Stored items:
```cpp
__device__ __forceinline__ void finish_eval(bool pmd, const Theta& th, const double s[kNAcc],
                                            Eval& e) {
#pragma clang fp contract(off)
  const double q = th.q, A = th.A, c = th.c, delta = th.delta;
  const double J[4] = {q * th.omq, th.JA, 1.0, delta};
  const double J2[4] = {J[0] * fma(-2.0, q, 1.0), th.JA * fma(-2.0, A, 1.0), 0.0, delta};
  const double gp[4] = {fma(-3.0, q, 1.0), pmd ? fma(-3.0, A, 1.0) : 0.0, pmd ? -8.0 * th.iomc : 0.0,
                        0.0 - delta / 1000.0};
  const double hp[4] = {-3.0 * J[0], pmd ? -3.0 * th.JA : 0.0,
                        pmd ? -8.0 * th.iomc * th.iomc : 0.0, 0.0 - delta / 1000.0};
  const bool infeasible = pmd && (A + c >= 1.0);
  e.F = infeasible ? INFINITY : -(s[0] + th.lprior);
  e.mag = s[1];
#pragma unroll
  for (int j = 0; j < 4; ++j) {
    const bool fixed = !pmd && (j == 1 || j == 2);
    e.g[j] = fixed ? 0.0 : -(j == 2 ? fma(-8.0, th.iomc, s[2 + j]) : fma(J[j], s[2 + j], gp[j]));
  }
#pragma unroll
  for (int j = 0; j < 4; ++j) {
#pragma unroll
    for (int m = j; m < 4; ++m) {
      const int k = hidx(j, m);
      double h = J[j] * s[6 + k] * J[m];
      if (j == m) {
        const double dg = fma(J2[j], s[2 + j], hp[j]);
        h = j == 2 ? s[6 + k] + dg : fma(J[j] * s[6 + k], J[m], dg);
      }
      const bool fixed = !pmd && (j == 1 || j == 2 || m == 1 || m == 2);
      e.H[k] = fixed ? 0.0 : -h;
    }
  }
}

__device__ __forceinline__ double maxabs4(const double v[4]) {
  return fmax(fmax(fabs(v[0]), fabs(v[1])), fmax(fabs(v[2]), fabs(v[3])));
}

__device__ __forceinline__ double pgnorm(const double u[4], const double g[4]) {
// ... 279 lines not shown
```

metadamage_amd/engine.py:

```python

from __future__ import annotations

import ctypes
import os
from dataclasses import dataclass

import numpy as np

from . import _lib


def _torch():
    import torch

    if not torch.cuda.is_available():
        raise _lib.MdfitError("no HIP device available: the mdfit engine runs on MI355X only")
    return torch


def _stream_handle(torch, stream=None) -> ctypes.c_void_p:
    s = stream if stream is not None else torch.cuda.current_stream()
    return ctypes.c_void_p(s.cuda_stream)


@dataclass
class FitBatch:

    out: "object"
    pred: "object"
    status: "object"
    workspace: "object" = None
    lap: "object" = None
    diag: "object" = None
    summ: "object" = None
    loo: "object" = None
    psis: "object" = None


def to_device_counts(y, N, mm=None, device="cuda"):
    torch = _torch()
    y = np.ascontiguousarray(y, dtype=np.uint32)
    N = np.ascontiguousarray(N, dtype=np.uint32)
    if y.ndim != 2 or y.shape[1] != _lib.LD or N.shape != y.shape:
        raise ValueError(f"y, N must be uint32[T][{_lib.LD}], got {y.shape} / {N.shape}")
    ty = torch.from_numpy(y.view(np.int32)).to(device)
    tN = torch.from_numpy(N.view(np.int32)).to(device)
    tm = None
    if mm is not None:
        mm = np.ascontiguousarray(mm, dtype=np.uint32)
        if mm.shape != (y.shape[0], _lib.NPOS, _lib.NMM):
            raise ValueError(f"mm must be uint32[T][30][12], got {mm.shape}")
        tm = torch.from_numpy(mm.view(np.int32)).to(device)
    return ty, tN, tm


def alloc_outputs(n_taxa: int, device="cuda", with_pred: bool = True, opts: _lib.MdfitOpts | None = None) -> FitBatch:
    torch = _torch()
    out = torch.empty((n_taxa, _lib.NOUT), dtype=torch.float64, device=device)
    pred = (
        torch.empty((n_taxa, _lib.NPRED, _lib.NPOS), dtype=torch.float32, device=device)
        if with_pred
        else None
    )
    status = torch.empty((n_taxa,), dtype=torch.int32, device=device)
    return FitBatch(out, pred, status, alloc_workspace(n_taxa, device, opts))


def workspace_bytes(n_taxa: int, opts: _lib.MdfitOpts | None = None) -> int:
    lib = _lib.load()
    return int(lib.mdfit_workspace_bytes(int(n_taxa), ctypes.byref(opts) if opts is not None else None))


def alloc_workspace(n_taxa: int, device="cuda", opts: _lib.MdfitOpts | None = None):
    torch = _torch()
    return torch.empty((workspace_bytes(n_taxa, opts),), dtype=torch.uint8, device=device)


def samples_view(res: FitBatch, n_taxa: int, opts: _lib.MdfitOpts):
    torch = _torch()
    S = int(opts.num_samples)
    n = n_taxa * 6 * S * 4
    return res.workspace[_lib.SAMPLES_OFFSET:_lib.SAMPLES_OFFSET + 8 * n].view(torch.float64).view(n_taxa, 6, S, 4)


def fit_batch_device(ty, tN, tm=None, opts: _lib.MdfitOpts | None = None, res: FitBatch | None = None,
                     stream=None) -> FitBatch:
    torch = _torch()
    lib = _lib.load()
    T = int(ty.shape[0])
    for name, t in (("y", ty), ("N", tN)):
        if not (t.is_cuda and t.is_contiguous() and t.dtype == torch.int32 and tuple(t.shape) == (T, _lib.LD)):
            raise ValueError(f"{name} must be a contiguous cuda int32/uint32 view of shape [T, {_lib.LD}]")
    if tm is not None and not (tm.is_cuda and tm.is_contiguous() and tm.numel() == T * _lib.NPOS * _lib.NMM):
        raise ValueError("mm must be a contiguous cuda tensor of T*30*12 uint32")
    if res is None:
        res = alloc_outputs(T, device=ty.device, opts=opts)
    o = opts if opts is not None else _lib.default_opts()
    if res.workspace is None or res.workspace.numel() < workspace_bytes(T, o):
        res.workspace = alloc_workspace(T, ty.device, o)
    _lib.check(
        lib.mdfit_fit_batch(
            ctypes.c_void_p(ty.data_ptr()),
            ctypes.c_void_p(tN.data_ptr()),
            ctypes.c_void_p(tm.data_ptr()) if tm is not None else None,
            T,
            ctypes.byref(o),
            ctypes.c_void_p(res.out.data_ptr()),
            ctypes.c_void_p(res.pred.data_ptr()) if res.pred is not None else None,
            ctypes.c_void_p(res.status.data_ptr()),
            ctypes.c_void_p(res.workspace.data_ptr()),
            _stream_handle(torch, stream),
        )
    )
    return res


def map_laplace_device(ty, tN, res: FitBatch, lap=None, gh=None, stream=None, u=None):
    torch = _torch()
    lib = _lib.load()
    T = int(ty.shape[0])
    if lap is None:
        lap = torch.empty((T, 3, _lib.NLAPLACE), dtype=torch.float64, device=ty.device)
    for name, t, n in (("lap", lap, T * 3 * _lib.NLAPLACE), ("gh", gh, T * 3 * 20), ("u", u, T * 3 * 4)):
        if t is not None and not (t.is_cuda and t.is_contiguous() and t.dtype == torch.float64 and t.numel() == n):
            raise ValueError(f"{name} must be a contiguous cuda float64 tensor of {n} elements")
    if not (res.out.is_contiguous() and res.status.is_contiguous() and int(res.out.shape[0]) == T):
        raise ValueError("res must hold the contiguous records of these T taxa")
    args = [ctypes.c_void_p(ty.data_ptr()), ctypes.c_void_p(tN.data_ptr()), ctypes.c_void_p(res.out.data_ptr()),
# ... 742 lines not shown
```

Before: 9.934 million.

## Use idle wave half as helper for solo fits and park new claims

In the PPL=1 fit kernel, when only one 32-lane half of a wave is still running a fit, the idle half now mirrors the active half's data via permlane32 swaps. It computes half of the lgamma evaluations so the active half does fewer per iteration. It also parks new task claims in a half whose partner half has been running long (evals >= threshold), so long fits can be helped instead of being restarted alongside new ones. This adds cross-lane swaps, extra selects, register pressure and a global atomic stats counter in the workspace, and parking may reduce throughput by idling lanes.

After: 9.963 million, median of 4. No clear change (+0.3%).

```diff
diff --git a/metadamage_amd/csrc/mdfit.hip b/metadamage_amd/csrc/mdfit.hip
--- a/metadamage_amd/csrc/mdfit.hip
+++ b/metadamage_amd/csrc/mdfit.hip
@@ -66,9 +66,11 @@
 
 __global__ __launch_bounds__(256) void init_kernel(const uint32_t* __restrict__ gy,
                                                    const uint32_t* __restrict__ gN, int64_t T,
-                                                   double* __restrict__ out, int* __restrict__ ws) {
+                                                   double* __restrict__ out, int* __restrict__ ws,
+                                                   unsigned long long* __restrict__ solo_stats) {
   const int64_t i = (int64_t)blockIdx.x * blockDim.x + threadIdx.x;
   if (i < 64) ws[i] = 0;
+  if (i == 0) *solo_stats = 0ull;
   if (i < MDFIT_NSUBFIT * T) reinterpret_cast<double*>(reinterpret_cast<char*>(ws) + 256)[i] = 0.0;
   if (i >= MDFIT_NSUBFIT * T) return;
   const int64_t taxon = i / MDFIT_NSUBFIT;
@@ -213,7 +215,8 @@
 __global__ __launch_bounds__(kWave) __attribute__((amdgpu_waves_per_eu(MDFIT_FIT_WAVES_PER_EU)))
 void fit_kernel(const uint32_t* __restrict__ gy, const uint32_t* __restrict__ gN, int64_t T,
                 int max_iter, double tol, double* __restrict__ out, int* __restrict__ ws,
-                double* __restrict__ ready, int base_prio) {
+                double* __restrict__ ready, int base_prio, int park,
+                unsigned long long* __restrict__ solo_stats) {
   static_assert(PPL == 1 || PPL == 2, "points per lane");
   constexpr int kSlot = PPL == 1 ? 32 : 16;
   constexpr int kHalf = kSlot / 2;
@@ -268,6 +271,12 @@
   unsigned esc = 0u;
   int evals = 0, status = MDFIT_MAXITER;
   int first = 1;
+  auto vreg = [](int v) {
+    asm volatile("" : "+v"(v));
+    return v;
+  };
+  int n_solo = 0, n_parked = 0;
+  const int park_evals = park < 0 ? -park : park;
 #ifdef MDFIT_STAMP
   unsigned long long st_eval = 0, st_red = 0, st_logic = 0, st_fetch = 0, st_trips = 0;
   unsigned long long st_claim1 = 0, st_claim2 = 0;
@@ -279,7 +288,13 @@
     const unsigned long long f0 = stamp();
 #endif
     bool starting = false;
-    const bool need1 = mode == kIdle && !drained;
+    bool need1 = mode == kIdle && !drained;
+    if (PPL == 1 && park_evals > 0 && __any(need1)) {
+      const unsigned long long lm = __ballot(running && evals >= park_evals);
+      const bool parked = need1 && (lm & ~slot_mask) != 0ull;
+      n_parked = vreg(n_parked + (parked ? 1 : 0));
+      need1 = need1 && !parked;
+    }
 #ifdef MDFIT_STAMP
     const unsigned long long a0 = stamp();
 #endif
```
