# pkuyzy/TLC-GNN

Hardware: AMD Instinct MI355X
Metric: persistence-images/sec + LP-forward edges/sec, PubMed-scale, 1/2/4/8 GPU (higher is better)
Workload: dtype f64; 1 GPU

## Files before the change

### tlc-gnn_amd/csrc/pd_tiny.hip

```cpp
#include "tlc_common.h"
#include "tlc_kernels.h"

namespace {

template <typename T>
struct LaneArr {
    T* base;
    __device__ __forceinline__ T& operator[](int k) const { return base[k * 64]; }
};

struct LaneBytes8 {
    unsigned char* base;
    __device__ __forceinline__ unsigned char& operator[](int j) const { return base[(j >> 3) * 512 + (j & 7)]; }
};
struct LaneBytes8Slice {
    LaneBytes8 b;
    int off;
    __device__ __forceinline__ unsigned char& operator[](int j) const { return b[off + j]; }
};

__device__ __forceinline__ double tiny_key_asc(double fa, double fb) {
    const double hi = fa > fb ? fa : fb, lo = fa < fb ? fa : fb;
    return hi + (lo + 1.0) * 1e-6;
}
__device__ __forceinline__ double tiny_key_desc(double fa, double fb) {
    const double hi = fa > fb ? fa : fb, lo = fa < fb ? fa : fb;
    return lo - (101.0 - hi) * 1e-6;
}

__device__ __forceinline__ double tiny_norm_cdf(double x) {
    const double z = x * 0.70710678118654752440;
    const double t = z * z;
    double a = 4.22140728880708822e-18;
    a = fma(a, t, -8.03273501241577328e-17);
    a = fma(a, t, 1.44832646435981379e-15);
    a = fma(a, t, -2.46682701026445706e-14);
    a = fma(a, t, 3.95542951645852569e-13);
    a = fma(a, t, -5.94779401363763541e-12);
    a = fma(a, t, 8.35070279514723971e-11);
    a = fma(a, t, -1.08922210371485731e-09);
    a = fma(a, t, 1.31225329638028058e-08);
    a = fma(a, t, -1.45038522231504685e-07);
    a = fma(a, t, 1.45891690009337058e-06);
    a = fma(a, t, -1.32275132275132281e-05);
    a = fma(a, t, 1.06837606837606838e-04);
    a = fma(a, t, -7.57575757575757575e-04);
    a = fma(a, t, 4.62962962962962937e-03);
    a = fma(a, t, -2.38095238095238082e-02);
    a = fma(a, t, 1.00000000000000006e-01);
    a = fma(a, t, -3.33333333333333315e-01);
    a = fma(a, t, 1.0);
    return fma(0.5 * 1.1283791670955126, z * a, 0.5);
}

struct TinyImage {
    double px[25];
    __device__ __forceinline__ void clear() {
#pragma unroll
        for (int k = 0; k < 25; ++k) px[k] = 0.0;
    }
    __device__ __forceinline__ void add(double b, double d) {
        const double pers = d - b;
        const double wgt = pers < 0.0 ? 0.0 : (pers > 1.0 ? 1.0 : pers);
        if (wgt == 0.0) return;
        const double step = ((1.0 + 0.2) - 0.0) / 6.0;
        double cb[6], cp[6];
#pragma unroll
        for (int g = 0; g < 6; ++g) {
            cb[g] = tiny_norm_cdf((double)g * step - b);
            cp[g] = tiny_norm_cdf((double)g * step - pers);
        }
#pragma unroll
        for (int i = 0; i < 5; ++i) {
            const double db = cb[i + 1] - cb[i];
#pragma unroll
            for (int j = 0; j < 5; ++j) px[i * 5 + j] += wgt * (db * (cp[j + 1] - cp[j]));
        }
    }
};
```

— EXERCISE BRIEF —
Scan the entries above for the string "only" and copy each line containing it.

— OUTPUT OF THE TASK —
        raise _lib.MdfitError("no HIP device available: the mdfit engine runs on MI355X only")
In the PPL=1 fit kernel, when only one 32-lane half of a wave is still running a fit, the idle half now mirrors the active half's data via permlane32 swaps. It computes half of the lgamma evaluations so the active half does fewer per iteration. It also parks new task claims in a half whose partner half has been running long (evals >= threshold), so long fits can be helped instead of being restarted alongside new ones. This adds cross-lane swaps, extra selects, register pressure and a global atomic stats counter in the workspace, and parking may reduce throughput by idling lanes.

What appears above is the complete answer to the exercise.